Solche Fantasien kennen wir von Fieberkranken, oder auch von paranoid
Schizophrenen in akuten Psychosen. Tatsächlich diagnostizierten spätere
Psychologen bei Steiner eine schizophrene Erkrankung.”
(Dr. Utz Anhalt)

Quelle: Heilpraxis.net – “Germanische Medizin –
Braunes Gift in der Naturmedizin

Ein Waldorf-Paralleluniversum in China

“Eins muss man dem Übersetzer lassen, der das Wort “Waldorf” ins
Chinesische transferiert hat. Die drei Zeichen 华德福 (hua de fu) haben
zwar phonetisch nicht viel mit “Waldorf” zu tun, semantisch ergeben sie
aber einen tieferen Sinn. “China, Deutschland, Glück”, so die Bedeutung
der Zeichen.


Genial, oder? Dabei war Rudolf Steiner, Gründer der Waldorfschule, gar
kein Deutscher. Nun war er (leider) nicht der einzige Österreicher, der
in der ersten Hälfte des 20. Jahrhunderts in Deutschland den idealen Ort
für die Verbreitung seiner Ideologie sah. Wer jetzt an Adolf Hitler
denkt, liegt gar nicht so verkehrt. Was die steinersche Anthroposophie
und den Nationalsozialismus verbinde, sei der Rassismus, sagt Stefan
Hopmann, Bildungswissenschaftler an der Universität Wien: “Sie schöpfen
aus dem selben Fundus. Steiner hatte völlig skurrile Auffassungen über
die Schwarzen, die Roten und die Gelben. Der Unterschied zu Hitler ist:
Steiner war kein Faschist.”


Was hatte er über die “Gelben”, also auch die Chinesen, gesagt? “Die
gelbe Rasse hat laut Steiner ein anders geformtes Gehirn und nimmt das
Licht auch anders auf. Für Steiner repräsentiert der Arier den
Erwachsenen der gegenwärtigen weltgeschichtlichen Epoche. Die gelbe
Rasse ist die Pubertierende, die Heranwachsende”, erläutert Hopmann.
(…)

Das klingt alles nach einem Paralleluniversum, nach einer Sekte. Den
Eindruck muss man zumindest von den Waldorfschulen in China haben. Ein
Vater schildert mir, dass die Waldorf-Ableger in China oft am Stadtrand
gebaut werden. Da sich die Eltern stark einbringen müssen, werden sie
mehr oder minder gezwungen, in die Nähe der Schule zu ziehen. So
entsteht mit der Zeit eine Waldorf-Gemeinde. Oder anders gesagt: Die
Familien leben zunehmend isoliert.

Für diese Isolation zahlen die Eltern auch noch einen hohen Preis. Für
umgerechnet 500 Euro im Monat ist ein Platz in der Waldorf-Gemeinde
sicher.“ (Zhang Danhong)

Quelle: Die Deutsche Welle – Redakteurin Zhang Danhong – “Mein Deutschland: Von Deutschland lernen, heißt Waldorfschule besuchen: ‘Das hohe Ansehen Deutschlands in China treibt mitunter seltsame Blüten. Eine davon ist der Hype um die Waldorfschule.’“.

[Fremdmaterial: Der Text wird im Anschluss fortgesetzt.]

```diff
+  float am = 0.f;
+#pragma unroll
+  for (int r = 0; r < 2; ++r) {
+    if (col && yo + r < p.Ho) {
+      f32x4* dst = reinterpret_cast<f32x4*>(p.y + (((long)n * p.Ho + yo + r) * p.Wo + xo) * ST_CO);
+#pragma unroll
+      for (int q = 0; q < 8; ++q) {
+        const f32x4 sc = aff[q], sh = aff[8 + q];
+        f32x4 s;
+#pragma unroll
+        for (int i = 0; i < 4; ++i) {
+          const float e = fmaf(acc[r][q][i], sc[i], sh[i]);
+          s[i] = p.relu ? fmaxf(e, 0.f) : e;
+        }
+        track_amax(am, s);
+        dst[q] = s;
+      }
+    }
+  }
+  publish_amax<4, false>(p.y_amax, am, red);
+}
+
+struct PwArgs {
+  const float* x; const float* wp; const float* scale; const float* shift;
+  float* y; float* y_amax;
+  long M;
+  int Hi, Wi, Ho, Wo, stride, relu;
+};
+
+template <int CIN>
+__device__ __forceinline__ void pw_load(const PwArgs& p, long g, long ngroups, int lane, f32x4 (&raw)[CIN / 8]) {
+  constexpr int C4 = CIN / 4;
+#pragma unroll
+  for (int q = 0; q < CIN / 8; ++q) {
+    const int chunk = q * 64 + lane;
+    const long m = g * 32 + chunk / C4;
+    const bool ok = g < ngroups && m < p.M;
+    long in = ok ? m : 0;
+    if (p.stride != 1) {
+      const unsigned hw = (unsigned)p.Ho * (unsigned)p.Wo, mm = (unsigned)in;
+      const unsigned n = mm / hw, r = mm - n * hw;
+      const unsigned yo = r / (unsigned)p.Wo, xo = r - yo * (unsigned)p.Wo;
+      in = ((long)n * p.Hi + (long)yo * p.stride) * p.Wi + (long)xo * p.stride;
+    }
+    const f32x4* src = reinterpret_cast<const f32x4*>(p.x + in * CIN + (chunk % C4) * 4);
+    raw[q] = ok ? *src : f32x4{0.f, 0.f, 0.f, 0.f};
+  }
+}
+
+__device__ __forceinline__ void pw_wave_sync() {
+  __builtin_amdgcn_fence(__ATOMIC_RELEASE, "wavefront");
+  __builtin_amdgcn_wave_barrier();
+  __builtin_amdgcn_fence(__ATOMIC_ACQUIRE, "wavefront");
+}
+
+template <int CIN> constexpr int pw_occupancy() { return CIN == 128 ? 1 : 2; }
+template <int CIN, int COUT> constexpr size_t pw_lds_bytes() { return ((size_t)CIN * COUT + 4 * 32 * (CIN + 4)) * 4; }
+
+template <int CIN, int COUT>
+__global__ __launch_bounds__(256, (pw_occupancy<CIN>())) void conv2d_pointwise_kernel(PwArgs p) {
+  constexpr int T = COUT / 32, J4 = CIN / 8, C4 = CIN / 4, ROW = CIN + 4;
+  extern __shared__ __align__(16) float pw_lds[];
+  __shared__ float red[4];
+  f32x4* wl = reinterpret_cast<f32x4*>(pw_lds);
+  const int lane = threadIdx.x & 63, wave = threadIdx.x >> 6;
+  float* tile = pw_lds + CIN * COUT + wave * (32 * ROW);
+  const int pix = lane & 31, h = lane >> 5;
+  const long ngroups = (p.M + 31) >> 5;
+  const long gstride = (long)gridDim.x * 4;
+  long g = (long)blockIdx.x * 4 + wave;
+
+  f32x4 raw[J4];
+  pw_load<CIN>(p, g, ngroups, lane, raw);
+  {
+    constexpr int NW = CIN * COUT / 4 / 256;
+    const f32x4* wsrc = reinterpret_cast<const f32x4*>(p.wp);
+    f32x4 wreg[NW];
+#pragma unroll
+    for (int i = 0; i < NW; ++i) wreg[i] = wsrc[i * 256 + threadIdx.x];
+#pragma unroll
+    for (int i = 0; i < NW; ++i) wl[i * 256 + threadIdx.x] = wreg[i];
+  }
+  float sc[T], sh[T];
+#pragma unroll
+  for (int t = 0; t < T; ++t) {
+    sc[t] = p.scale ? p.scale[t * 32 + pix] : 1.f;
+    sh[t] = p.scale ? p.shift[t * 32 + pix] : 0.f;
+  }
+  __syncthreads();
+
+  float am = 0.f;
+  for (; g < ngroups; g += gstride) {
+#pragma unroll
+    for (int q = 0; q < J4; ++q) {
+      const int chunk = q * 64 + lane;
+      *reinterpret_cast<f32x4*>(tile + (chunk / C4) * ROW + (chunk % C4) * 4) = raw[q];
+    }
+    pw_wave_sync();
+    f32x4 a[J4];
+#pragma unroll
+    for (int j = 0; j < J4; ++j) a[j] = *reinterpret_cast<const f32x4*>(tile + pix * ROW + h * (CIN / 2) + 4 * j);
+    pw_wave_sync();
+    pw_load<CIN>(p, g + gstride, ngroups, lane, raw);
+    float* dst = p.y + (g * 32) * COUT + pix;
+#pragma unroll
+    for (int t = 0; t < T; ++t) {
+      f32x16 acc = {0.f, 0.f, 0.f, 0.f, 0.f, 0.f, 0.f, 0.f, 0.f, 0.f, 0.f, 0.f, 0.f, 0.f, 0.f, 0.f};
+#pragma unroll
+      for (int j = 0; j < J4; ++j) {
+        const f32x4 w4 = wl[(t * J4 + j) * 64 + lane];
+        acc = __builtin_amdgcn_mfma_f32_32x32x2f32(a[j].x, w4.x, acc, 0, 0, 0);
+        acc = __builtin_amdgcn_mfma_f32_32x32x2f32(a[j].y, w4.y, acc, 0, 0, 0);
+        acc = __builtin_amdgcn_mfma_f32_32x32x2f32(a[j].z, w4.z, acc, 0, 0, 0);
+        acc = __builtin_amdgcn_mfma_f32_32x32x2f32(a[j].w, w4.w, acc, 0, 0, 0);
+      }
+#pragma unroll
+      for (int r = 0; r < 16; ++r) {
+        const int row = (r & 3) + 8 * (r >> 2) + 4 * h;
+        float v = acc[r];
+        if (p.scale) v = fmaf(v, sc[t], sh[t]);
+        if (p.relu) v = fmaxf(v, 0.f);
+        if (g * 32 + row < p.M) {
+          am = fmaxf(am, fabsf(v));
+          dst[(long)row * COUT + t * 32] = v;
+        }
+      }
+    }
+  }
+  publish_amax<4, false>(p.y_amax, am, red);
+}
+
+template <int CIN, int COUT>
+int pw_launch(const PwArgs& p, int forced, hipStream_t s) {
+  constexpr size_t lds = pw_lds_bytes<CIN, COUT>();
+  const long ngroups = (p.M + 31) / 32;
+  long blocks = (ngroups + 3) / 4;
+  const long cap = forced ? forced : 256 * pw_occupancy<CIN>();
+  blocks = blocks < cap ? blocks : cap;
+  const int rc = dsm_allow_lds<conv2d_pointwise_kernel<CIN, COUT>>(lds);
+  if (rc != DSM_OK) return rc;
+  dsm_clear_stale_error();
+  hipLaunchKernelGGL((conv2d_pointwise_kernel<CIN, COUT>), dim3((unsigned)blocks), dim3(256), lds, s, p);
+  return dsm_launch_status();
+}
+
+template <int CIN>
+int pw_launch_cout(const PwArgs& p, int Cout, int forced, hipStream_t s) {
+  switch (Cout) {
+    case 32: return pw_launch<CIN, 32>(p, forced, s);
+    case 64: return pw_launch<CIN, 64>(p, forced, s);
+    case 128: return pw_launch<CIN, 128>(p, forced, s);
+  }
+  return DSM_ERR_UNSUPPORTED;
+}
+
+inline bool seam_channels(int c) { return c == 32 || c == 64 || c == 128; }
+
+}
+
+extern "C" int dsm_stem_s2_fwd(const void* left, const void* right, const void* w_packed, const void* scale,
+                               const void* shift, void* y, float* y_amax, int B, int H, int W, int relu,
+                               dsm_stream_t stream) {
+  DSM_REQUIRE(left && w_packed && y, DSM_ERR_ARG);
+  DSM_REQUIRE((scale == nullptr) == (shift == nullptr), DSM_ERR_ARG);
+  DSM_REQUIRE(B >= 1 && H >= 1 && W >= 1, DSM_ERR_ARG);
+  DSM_REQUIRE(dsm_aligned16(y) && dsm_aligned16(w_packed) && (((uintptr_t)left | (uintptr_t)right | (uintptr_t)scale |
+                                    (uintptr_t)shift | (uintptr_t)y_amax) & 3u) == 0, DSM_ERR_ALIGN);
+  const int N = right ? 2 * B : B;
+  const int Ho = (H - 1) / 2 + 1, Wo = (W - 1) / 2 + 1;
+  DSM_REQUIRE(B <= 32767 && dsm_cdiv(Ho, 8) <= 65535 && (long)3 * H * W < (1L << 31), DSM_ERR_UNSUPPORTED);
+  StemArgs p;
+  p.left = (const float*)left; p.right = (const float*)right; p.wp = (const float*)w_packed;
+  p.scale = (const float*)scale; p.shift = (const float*)shift;
+  p.y = (float*)y; p.y_amax = y_amax;
+  p.B = B; p.H = H; p.W = W; p.Ho = Ho; p.Wo = Wo; p.relu = relu ? 1 : 0;
+  dsm_clear_stale_error();
+  hipLaunchKernelGGL(conv2d_stem_s2_kernel, dim3((unsigned)dsm_cdiv(Wo, 64), (unsigned)dsm_cdiv(Ho, 8), (unsigned)N),
+                     dim3(256), 0, (hipStream_t)stream, p);
+  return dsm_launch_status();
+}
+
+extern "C" int dsm_pointwise2d_fwd(const void* x, const void* w_packed, const void* scale, const void* shift,
+                                   void* y, float* y_amax, int B, int Cin, int Cout, int Hi, int Wi, int stride,
+                                   int relu, int flags, dsm_stream_t stream) {
+  DSM_REQUIRE(x && w_packed && y, DSM_ERR_ARG);
+  DSM_REQUIRE((scale == nullptr) == (shift == nullptr), DSM_ERR_ARG);
+  DSM_REQUIRE(B >= 1 && Cin >= 1 && Cout >= 1 && Hi >= 1 && Wi >= 1 && stride >= 1 && flags >= 0, DSM_ERR_ARG);
+  DSM_REQUIRE(seam_channels(Cin) && seam_channels(Cout) && stride <= 2, DSM_ERR_UNSUPPORTED);
+  DSM_REQUIRE(dsm_aligned16(x) && dsm_aligned16(w_packed) && dsm_aligned16(y) &&
+              (((uintptr_t)scale | (uintptr_t)shift | (uintptr_t)y_amax) & 3u) == 0, DSM_ERR_ALIGN);
+  const int Ho = (Hi - 1) / stride + 1, Wo = (Wi - 1) / stride + 1;
+  const long M = (long)B * Ho * Wo;
+  DSM_REQUIRE(M < (1L << 31) && (long)B * Hi * Wi < (1L << 31), DSM_ERR_UNSUPPORTED);
+  PwArgs p;
+  p.x = (const float*)x; p.wp = (const float*)w_packed; p.scale = (const float*)scale; p.shift = (const float*)shift;
+  p.y = (float*)y; p.y_amax = y_amax;
+  p.M = M; p.Hi = Hi; p.Wi = Wi; p.Ho = Ho; p.Wo = Wo; p.stride = stride; p.relu = relu ? 1 : 0;
+  const int forced = flags & 0xffff;
+  hipStream_t s = (hipStream_t)stream;
+  switch (Cin) {
+    case 32: return pw_launch_cout<32>(p, Cout, forced, s);
+    case 64: return pw_launch_cout<64>(p, Cout, forced, s);
+    case 128: return pw_launch_cout<128>(p, Cout, forced, s);
+  }
+  return DSM_ERR_UNSUPPORTED;
+}
diff --git a/dsmnet_amd/models/psmnet/stackhourglass.py b/dsmnet_amd/models/psmnet/stackhourglass.py
--- a/dsmnet_amd/models/psmnet/stackhourglass.py
+++ b/dsmnet_amd/models/psmnet/stackhourglass.py
@@ -75,7 +75,11 @@
             return self.feature_extraction(left), self.feature_extraction(right)
         fe = self.feature_extraction
         if left.is_cuda and not torch.is_grad_enabled() and left.shape[1] <= 16:
-            both = fe(cv.stage_images_nhwc16(left, right), staged=True)
+            stem = fe.direct_stem(left, right) if tuple(right.shape) == tuple(left.shape) else None
+            if stem is not None:
+                both = fe(stem, stemmed=True)
+            else:
+                both = fe(cv.stage_images_nhwc16(left, right), staged=True)
         else:
             both = self.feature_extraction(torch.cat([left, right], dim=0))
         self.__dict__["_both"] = both
diff --git a/dsmnet_amd/models/psmnet/submodule.py b/dsmnet_amd/models/psmnet/submodule.py
--- a/dsmnet_amd/models/psmnet/submodule.py
+++ b/dsmnet_amd/models/psmnet/submodule.py
@@ -140,15 +140,29 @@
             self._spp_key = key
         return self._spp_cache
 
-    def forward(self, x, staged=False):
+    def direct_stem(self, left, right=None):
+        cb = self.firstconv[0]
+        if not (cv.get_option("direct_stem") and left.is_cuda and not self.training and not cb[1].training and
+                not torch.is_grad_enabled() and left.dim() == 4 and left.shape[1] == 3 and
+                left.dtype == torch.float32 and cb[0].weight.dtype == torch.float32):
+            return None
+        packed, scale, shift = cb._folded.get_seam(cb[0], cb[1], cv.pack_stem_weight)
+        return cv.stem_s2_block(left, right, packed, scale, shift, relu=True)
+
+    def forward(self, x, staged=False, stemmed=False):
         fast = x.is_cuda and not self.training and not torch.is_grad_enabled()
-        if staged and not fast:
+        if (staged or stemmed) and not fast:
             raise RuntimeError("feature_extraction: staged input exists on the eval fast path only")
-        if fast and not staged:
-            x = stage_image_nhwc16(x)
-        elif _TRAIN_NHWC and x.is_cuda:
+        if fast and not staged and not stemmed:
+            y = self.direct_stem(x)
+            if y is not None:
+                x, stemmed = y, True
+            else:
+                x = stage_image_nhwc16(x)
+        elif _TRAIN_NHWC and x.is_cuda and not stemmed:
             x = x.contiguous(memory_format=torch.channels_last)
-        x = self.firstconv[0](x, relu=True)
+        if not stemmed:
+            x = self.firstconv[0](x, relu=True)
         fc2, fc4 = self.firstconv[2], self.firstconv[4]
         y = blocks2d.run_basicblock_layers(fc2._folded, fc2[0], fc2[1], fc4._folded, fc4[0], fc4[1], x, True, skip=False)
         x = y if y is not None else fc4(fc2(x, relu=True), relu=True)
diff --git a/include/dsmnet_hip.h b/include/dsmnet_hip.h
--- a/include/dsmnet_hip.h
+++ b/include/dsmnet_hip.h
@@ -414,6 +414,14 @@
                         int B, int C, int Cout, int D, int H, int W,
                         int mask_left, int relu, int flags, dsm_stream_t stream);
 
+int dsm_stem_s2_fwd(const void* left, const void* right, const void* w_packed, const void* scale,
+                    const void* shift, void* y, float* y_amax, int B, int H, int W, int relu,
+                    dsm_stream_t stream);
+
+int dsm_pointwise2d_fwd(const void* x, const void* w_packed, const void* scale, const void* shift,
+                        void* y, float* y_amax, int B, int Cin, int Cout, int Hi, int Wi, int stride,
+                        int relu, int flags, dsm_stream_t stream);
+
 #ifdef __cplusplus
 }
 #endif
```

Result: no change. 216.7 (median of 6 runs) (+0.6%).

Siehe auch Zitate von Rudolf Steiner bei Steinerquotes:

Früher tranken die Menschen Sauerstoff

“Dies geschah in der Mitte der atlantischen Rasse, wo der Mensch sein Ich
erhielt.
(…) Man
muß folgendes bedenken: Heute herrschen ganz andere Zustände auf der
Erde als damals, als der erste Mensch auftrat.
(…)

In früheren Zeiten tranken die Menschen
Sauerstoff, wie sie heute Wasser trinken.” (Rudolf Steiner)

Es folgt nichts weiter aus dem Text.